Selon des analyses récentes, la quasi-totalité des bitcoins attribués aux réserves souveraines d’El Salvador proviendrait de Bitfinex, une plateforme d’échange de cryptomonnaies. Cette concentration suscite des questions quant au contrôle effectif de ces actifs numériques, certains chercheurs suggérant que l’administration de Nayib Bukele pourrait ne pas être la véritable détentrice de ces fonds.
Un rapport publié par le média salvadorien El Diario de Hoy, met en avant une enquête s’appuyant sur les travaux du chercheur Mario Gómez. Ce dernier avance l’hypothèse selon laquelle Bitfinex pourrait jouer un rôle plus central qu’annoncé, en facilitant la gestion des bitcoins d’El Salvador via des prêts ou des dons qui lui laisseraient un contrôle effectif sur ces fonds.
Le site officiel du gouvernement affiche un solde de 6 114,18 bitcoins, un chiffre qui coïncide avec les estimations fournies par la plateforme indépendante Nayib Tracker. Toutefois, ces informations se limitent à une simple indication du solde enregistré sur une adresse blockchain spécifique, sans préciser les modalités de gestion de ces actifs.
Des chercheurs ayant retracé l’origine des fonds estiment que 80 % des bitcoins stockés sur cette adresse proviendraient directement de portefeuilles sous contrôle de Bitfinex. Les 20 % restants, bien que transitant par la Chivo Wallet, seraient également issus de sources affiliées à Bitfinex, à l’exception d’un volume marginal ayant transité par Binance. Cette provenance soulève des interrogations sur la réelle autonomie d’El Salvador en matière de détention et de gestion de ses réserves numériques.
Relations financières étroites avec Bitfinex et Tether
Les liens entre l’administration Bukele et Bitfinex ne sont pas nouveaux. Dès les premières acquisitions de bitcoins par le gouvernement, Bitfinex a joué un rôle central en facilitant les opérations d’achat via un mécanisme de moyenne d’achat en dollars, qui a ensuite été abandonné.
Au-delà de ces transactions, les entreprises affiliées à Bitfinex ont obtenu des licences d’exploitation pour des services liés aux actifs numériques au Salvador.
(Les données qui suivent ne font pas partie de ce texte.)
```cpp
SRML_API int srml_nearest_centroid_f16_top2(const unsigned short* XP, long m, long xrows, int kp,
                                            const unsigned short* CP, int k, long crows, const float* cnorm,
                                            const float* cg, const float* xnorm, float dscale, float xadd,
                                            unsigned long long* keys, float* lob, hipStream_t stream) {
  if (m <= 0 || k <= 0) return 0;
  if ((kp & 15) || xrows < m || crows < k || (crows & 255) || (xrows & 255)) return -2;
  if ((reinterpret_cast<uintptr_t>(XP) & 15) || (reinterpret_cast<uintptr_t>(CP) & 15)) return -5;
  const long rt = (m + 255) / 256;
  const int bn = f16_bn();
  const int ct = (k + bn - 1) / bn;
  const long nb = rt * ct;
  if (nb > srml_max_blocks(bn * 2)) return -3;
  static const bool prio = !(getenv("SRML_SPLIT_PRIO") && atoi(getenv("SRML_SPLIT_PRIO")) == 0);
#define SRML_F16(WNN, PR, T)                                                                                      \
  hipLaunchKernelGGL((nearest_centroid_split_glds_kernel<true, 1, true, WNN, PR>), dim3((unsigned)nb), dim3(T), 0, \
                     stream, XP, m, xrows, kp, CP, k, crows, cnorm, keys, (int)ct, lob, cg, xnorm, dscale, xadd)
  static const int ring = getenv("SRML_F16_RING") ? atoi(getenv("SRML_F16_RING")) : 0;
#define SRML_F16R(RG)                                                                                               \
  hipLaunchKernelGGL((nearest_centroid_split_glds_kernel<true, 1, true, 4, true, false, RG>), dim3((unsigned)nb),      \
                     dim3(512), 0, stream, XP, m, xrows, kp, CP, k, crows, cnorm, keys, (int)ct, lob, cg, xnorm,       \
                     dscale, xadd)
  if (f16_bn() == 128) {
    if (prio) SRML_F16(2, true, 256);
    else SRML_F16(2, false, 256);
  } else if (ring == 23) {
    SRML_F16R(23);
  } else if (ring == 24) {
    SRML_F16R(24);
  } else if (ring == 42) {
    SRML_F16R(42);
  } else if (ring == 18) {
    SRML_F16R(18);
  } else if (ring == 25) {
    SRML_F16R(25);
  } else {
    if (prio) SRML_F16(4, true, 512);
    else SRML_F16(4, false, 512);
  }
#undef SRML_F16R
#undef SRML_F16
  return srml_status();
}

SRML_API int srml_nearest_centroid_f16_top2_nslot(int k) {
  const int bn = f16_bn();
  return ((k + bn - 1) / bn) * f16_slots_per_tile();
}

SRML_API int srml_split_top2_select_f16(const unsigned long long* keys, const float* lob, long m, int nslot,
                                        const float* xnorm, const float* cg, float xadd, float z, float z2,
                                        const int* ovf, int* labels, float* dist, int* flagged, int* n_flagged,
                                        hipStream_t stream) {
  if (m <= 0) return 0;
  hipLaunchKernelGGL(split_top2_select_kernel, dim3((unsigned)((m + 255) / 256)), dim3(256), 0, stream, keys, lob, m,
                     nslot, xnorm, cg, labels, dist, flagged, n_flagged, xadd, z, z2, ovf);
  return srml_status();
}

SRML_API int srml_split_f16_tiled_centered_rows(const float* X, long ld, const int* ridx, long m, int n,
                                                const float* mu, int kp, long rows_pad, float scale, unsigned short* P,
                                                int* ovf, hipStream_t stream) {
  if (rows_pad <= 0) return 0;
  if ((kp & 15) || kp < n || rows_pad < m || (rows_pad & 255) || !ridx) return -2;
  if ((reinterpret_cast<uintptr_t>(P) & 15) != 0) return -5;
  const long total = rows_pad * (long)(kp / 16);
  long blocks = (total + 255) / 256;
  if (blocks > 65536) blocks = 65536;
  hipLaunchKernelGGL(split_tiled_f16_kernel, dim3((unsigned)blocks), dim3(256), 0, stream, X, m, n, ld, kp, rows_pad, P,
                     mu, scale, ovf, ridx);
  return srml_status();
}

__global__ __launch_bounds__(256) void f16_plane_gather_kernel(const uintx4* __restrict__ src, int ks_n,
                                                               const int* __restrict__ ridx, long m, long rows_pad,
                                                               uintx4* __restrict__ dst,
                                                               const float* __restrict__ xn = nullptr,
                                                               float* __restrict__ xn_out = nullptr,
                                                               int* __restrict__ zero_out = nullptr) {
  for (long i = (long)blockIdx.x * 256 + threadIdx.x; i < m; i += (long)gridDim.x * 256) {
    if (xn_out) xn_out[i] = xn[ridx[i]];
    if (zero_out) zero_out[i] = 0;
  }
  const long total = rows_pad * ks_n;
  for (long i = (long)blockIdx.x * 256 + threadIdx.x; i < total; i += (long)gridDim.x * 256) {
    const long img = i >> 8;
    const int rr = (int)(i & 255);
    const long tile = img / ks_n;
    const long ks = img - tile * ks_n;
    const long r = tile * 256 + rr;
    uintx4 lo = uintx4{0u, 0u, 0u, 0u}, hi = lo;
    if (r < m) {
      const long rs = ridx[r];
      const int ssw = (int)((rs >> 3) & 1);
      const uintx4* s = src + ((((rs >> 8) * ks_n + ks) << 12) + (rs & 255) * 16) / 8;
      lo = s[ssw];
      hi = s[ssw ^ 1];
    }
    const int dsw = (rr >> 3) & 1;
    uintx4* d = dst + ((img << 12) + rr * 16) / 8;
    d[dsw] = lo;
    d[dsw ^ 1] = hi;
  }
}

SRML_API int srml_f16_plane_gather_rows_ex(const unsigned short* P, long src_rows_pad, int kp, const int* ridx, long m,
                                           long rows_pad, unsigned short* out, const float* xn, float* xn_out,
                                           int* zero_out, hipStream_t stream) {
  if (rows_pad <= 0) return 0;
  if ((kp & 15) || rows_pad < m || (rows_pad & 255) || (src_rows_pad & 255) || !ridx) return -2;
  if ((reinterpret_cast<uintptr_t>(P) & 15) || (reinterpret_cast<uintptr_t>(out) & 15)) return -5;
  if (xn_out && !xn) return -2;
  const long total = rows_pad * (long)(kp / 16);
  long blocks = (total + 255) / 256;
  if (blocks > 65536) blocks = 65536;
  hipLaunchKernelGGL(f16_plane_gather_kernel, dim3((unsigned)blocks), dim3(256), 0, stream,
                     reinterpret_cast<const uintx4*>(P), kp / 16, ridx, m, rows_pad, reinterpret_cast<uintx4*>(out), xn,
                     xn_out, zero_out);
  return srml_status();
}

SRML_API int srml_f16_plane_gather_rows(const unsigned short* P, long src_rows_pad, int kp, const int* ridx, long m,
                                        long rows_pad, unsigned short* out, hipStream_t stream) {
  return srml_f16_plane_gather_rows_ex(P, src_rows_pad, kp, ridx, m, rows_pad, out, nullptr, nullptr, nullptr, stream);
}

SRML_API int srml_split_top2_select_f16_thr(const unsigned long long* keys, const float* lob, long m, int nslot,
                                            const float* xnorm, const float* cg, float xadd, float z, float z2,
                                            const int* ovf, int* labels, float* dist, int* flagged, int* n_flagged,
                                            float* thr_out, hipStream_t stream) {
  if (m <= 0) return 0;
  hipLaunchKernelGGL(split_top2_select_kernel, dim3((unsigned)((m + 255) / 256)), dim3(256), 0, stream, keys, lob, m,
                     nslot, xnorm, cg, labels, dist, flagged, n_flagged, xadd, z, z2, ovf, thr_out);
  return srml_status();
}

SRML_API int srml_nearest_centroid_f16_cand(const unsigned short* XP, long m, long xrows, int kp,
                                            const unsigned short* CP, int k, long crows, const float* cnorm,
                                            const float* cg, const float* xnorm, float dscale, float xadd,
                                            const float* thr, int* ccount, int* cand, int cap, hipStream_t stream) {
  if (m <= 0 || k <= 0) return 0;
  if ((kp & 15) || xrows < m || crows < k || (crows & 255) || (xrows & 255) || cap < 1) return -2;
  if ((reinterpret_cast<uintptr_t>(XP) & 15) || (reinterpret_cast<uintptr_t>(CP) & 15)) return -5;
  const long rt = (m + 255) / 256;
  const int ct = (k + 255) / 256;
  const long nb = rt * ct;
  if (nb > srml_max_blocks(512)) return -3;
  hipLaunchKernelGGL((nearest_centroid_split_glds_kernel<true, 1, true, 4, true, true>), dim3((unsigned)nb), dim3(512),
                     0, stream, XP, m, xrows, kp, CP, k, crows, cnorm, (unsigned long long*)nullptr, (int)ct,
                     (float*)nullptr, cg, xnorm, dscale, xadd, thr, ccount, cand, cap);
  return srml_status();
}

SRML_API int srml_kmeans_cand_exact(const float* X, long ld, const float* mu, const float* W, long ldw, int n, int k,
                                    const int* rows, int nf, const int* ccount, const int* cand, int cap, int* labels,
                                    float* dist, hipStream_t stream) {
  if (nf <= 0) return 0;
  const dim3 grid((unsigned)((nf + 3) / 4));
  const bool vec = (n & 3) == 0 && (ld & 3) == 0 && (ldw & 3) == 0 && (reinterpret_cast<uintptr_t>(X) & 15) == 0 &&
                   (reinterpret_cast<uintptr_t>(W) & 15) == 0 && (reinterpret_cast<uintptr_t>(mu) & 15) == 0;
  const int nv = (n / 4 + 63) / 64;
  static const bool scalar = getenv("SRML_CAND_EXACT") && atoi(getenv("SRML_CAND_EXACT")) == 0;
#define SRML_CE(NVV)                                                                                                  \
  hipLaunchKernelGGL(cand_exact_vec_kernel<NVV>, grid, dim3(256), 0, stream, X, ld, mu, W, ldw, n, k, rows, nf, ccount, \
                     cand, cap, labels, dist)
  if (vec && !scalar && nv <= 4) SRML_CE(4);
  else if (vec && !scalar && nv <= 8) SRML_CE(8);
  else if (vec && !scalar && nv <= 12) SRML_CE(12);
  else if (vec && !scalar && nv <= 16) SRML_CE(16);
  else
    hipLaunchKernelGGL(cand_exact_kernel, grid, dim3(256), 0, stream, X, ld, mu, W, ldw, n, k, rows, nf, ccount, cand,
                       cap, labels, dist);
#undef SRML_CE
  return srml_status();
}

namespace {
template <int KS>
__global__ __launch_bounds__(512, 1) void nearest_f16_rowloop_kernel(const unsigned short* __restrict__ XP, long m,
                                                                     const unsigned short* __restrict__ CP, int k,
                                                                     int n_ctiles, const float* __restrict__ cnorm,
                                                                     float dscale, int* __restrict__ labels) {
  constexpr int CT = 256;
  constexpr int IMG = CT * 16;
  constexpr int CHUNKS = KS * 8;
  constexpr int CPW = CHUNKS / 8;
  __shared__ __attribute__((aligned(1024))) unsigned short lds[2][KS * IMG];
  __shared__ __attribute__((aligned(1024))) float cn_s[2][CT];
  const long tile = xcd_remap(blockIdx.x, gridDim.x);
  const int t = threadIdx.x, lane = t & 63, wid = t >> 6, li = lane & 31, lk = lane >> 5;
  const int rr = 32 * wid + li;
  halfx8 xb[KS];
#pragma unroll
  for (int ks = 0; ks < KS; ++ks)
    xb[ks] = *reinterpret_cast<const halfx8*>(XP + ((tile * KS + ks) << 12) + rr * 16 + 8 * (lk ^ ((rr >> 3) & 1)));
  auto issue = [&](int c, int buf) {
    const unsigned short* src = CP + ((long)c * KS << 12);
#pragma unroll
    for (int i = 0; i < CPW; ++i) {
      const int ch = wid * CPW + i;
      __builtin_amdgcn_global_load_lds((gbl_vptr)(src + ch * 512 + lane * 8), (lds_vptr)(&lds[buf][ch * 512]), 16, 0,
                                       0);
    }
    if (wid == 0) {
#pragma unroll
      for (int i = 0; i < CT / 64; ++i)
        __builtin_amdgcn_global_load_lds((gbl_vptr)(cnorm + (long)c * CT + i * 64 + lane), (lds_vptr)(&cn_s[buf][i * 64]),
                                         4, 0, 0);
    }
  };
  float best = __builtin_huge_valf();
  int bi = 0x7fffffff;
  issue(0, 0);
  if (n_ctiles > 1) issue(1, 1);
  for (int c = 0; c < n_ctiles; ++c) {
    const int buf = c & 1;
    if (c + 1 < n_ctiles) {
      if (wid == 0) asm volatile("s_waitcnt vmcnt(%0)" ::"i"(CPW + CT / 64) : "memory");
      else asm volatile("s_waitcnt vmcnt(%0)" ::"i"(CPW) : "memory");
    } else {
      asm volatile("s_waitcnt vmcnt(0)" ::: "memory");
    }
    __builtin_amdgcn_s_barrier();
    const bool last = c == n_ctiles - 1;
    const int cbase = c * CT;
#pragma unroll 2
    for (int nt = 0; nt < CT / 32; ++nt) {
      floatx16 acc;
#pragma unroll
      for (int r = 0; r < 16; ++r) acc[r] = 0.f;
      const int cl = nt * 32 + li;
#pragma unroll
      for (int ks = 0; ks < KS; ++ks) {
// ... 48 lines not shown
```

Baseline: 3517.

## Add phased 4-k-step LDS pipeline for fp16 k-means filter kernel

Adds a PHASED variant of the fp16 nearest-centroid filter kernel. It stages four k-steps per K tile into an 8-slot LDS double buffer with a fixed per-wave piece map and counted vmcnt waits. MFMA phases are interleaved with barriers and priority raises. The variant is the default for the 256-wide top2 and candidate filter paths, and the old env-selected ring variants are removed. It also adds a Python helper that runs one filter launch with zero-initialised outputs, which is likely for testing. The hand-scheduled pipeline risks hazards or register pressure, and the new code references a `zeros` name that may not be defined.

```diff
diff --git a/spark_rapids_ml_nai_amd/ops/__init__.py b/spark_rapids_ml_nai_amd/ops/__init__.py
--- a/spark_rapids_ml_nai_amd/ops/__init__.py
+++ b/spark_rapids_ml_nai_amd/ops/__init__.py
@@ -533,6 +533,30 @@
     return labels
 
 
+def _f16_filter_launch(F: F16Planes, r0: int, mc: int, CP: torch.Tensor, k: int, crows: int, cn: torch.Tensor,
+                       cg: torch.Tensor, dscale: float, xadd: float, nslot: int,
+                       zero: bool) -> Tuple[torch.Tensor, torch.Tensor]:
+    dev = F.X.device
+    alloc = zeros if zero else torch.empty
+    keys = alloc(mc * nslot, dtype=torch.int64, device=dev)
+    lob = alloc(mc * nslot, dtype=torch.float32, device=dev)
+    Pc = F.P[r0 // 256: (r0 + mc + 255) // 256]
+    xn = F.xnorm[r0: r0 + mc]
+    native.call("srml_nearest_centroid_f16_top2", Pc.data_ptr(), mc, Pc.shape[0] * 256, F.kp, CP.data_ptr(), k,
+                crows, cn.data_ptr(), cg.data_ptr(), xn.data_ptr(), dscale, xadd, keys.data_ptr(), lob.data_ptr(),
+                native.stream(dev))
+    return keys, lob
+
+
+def f16_filter_slots(F: F16Planes, C: torch.Tensor, approx: bool = False) -> Tuple[torch.Tensor, torch.Tensor]:
+    k = C.shape[0]
+    _, cn, cg, _, CP, crows = _f16_centre_planes(F, C, approx)
+    xadd = 0.0 if approx else F.xadd
+    nslot = int(native.lib().srml_nearest_centroid_f16_top2_nslot(k))
+    mc = min(split_rows_per_launch(k), F.m)
+    return _f16_filter_launch(F, 0, mc, CP, k, crows, cn, cg, -2.0 / (F.scale * F.scale), xadd, nslot, True)
+
+
 def nearest_centroid_f16(F: F16Planes, C: torch.Tensor, approx: bool = False) -> Tuple[torch.Tensor, torch.Tensor]:
     m, k, dev = F.m, C.shape[0], F.X.device
     st = native.stream(dev)
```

Elles ont notamment été impliquées dans le lancement des obligations Bitcoin, le financement du projet énergétique Volcano Energy, ainsi que la mise en place de produits dérivés en cryptomonnaies et de titres tokenisés.
Par ailleurs, Tether, l’émetteur du stablecoin USDT et entité sœur de Bitfinex, a récemment relocalisé son siège social à El Salvador. Plusieurs de ses dirigeants, dont Paolo Ardoino, Claudia Lagorio et Giancarlo Devasini, y ont également réalisé des investissements immobiliers.
Répercussions potentielles et cadre réglementaire
Ces nouvelles révélations interviennent alors qu’El Salvador vient de conclure un accord financier de 1,4 milliard de dollars avec le Fonds monétaire international (FMI). Dans ce cadre, le gouvernement s’est engagé à accroître la transparence sur ses acquisitions de bitcoins, à retirer son statut de monnaie légale et à suspendre de nouvelles acquisitions. L’examen approfondi des finances publiques sous l’égide du FMI pourrait ainsi apporter des éclaircissements sur la gestion effective des réserves en bitcoins du pays.
À ce jour, aucun élément tangible ne permet de confirmer de manière indépendante l’existence d’accords sous-jacents entre El Salvador et Bitfinex quant à la détention ou au contrôle des fonds. L’analyse des flux et des structures de détention de ces actifs numériques reste donc un sujet de surveillance pour les observateurs du marché et les instances internationales.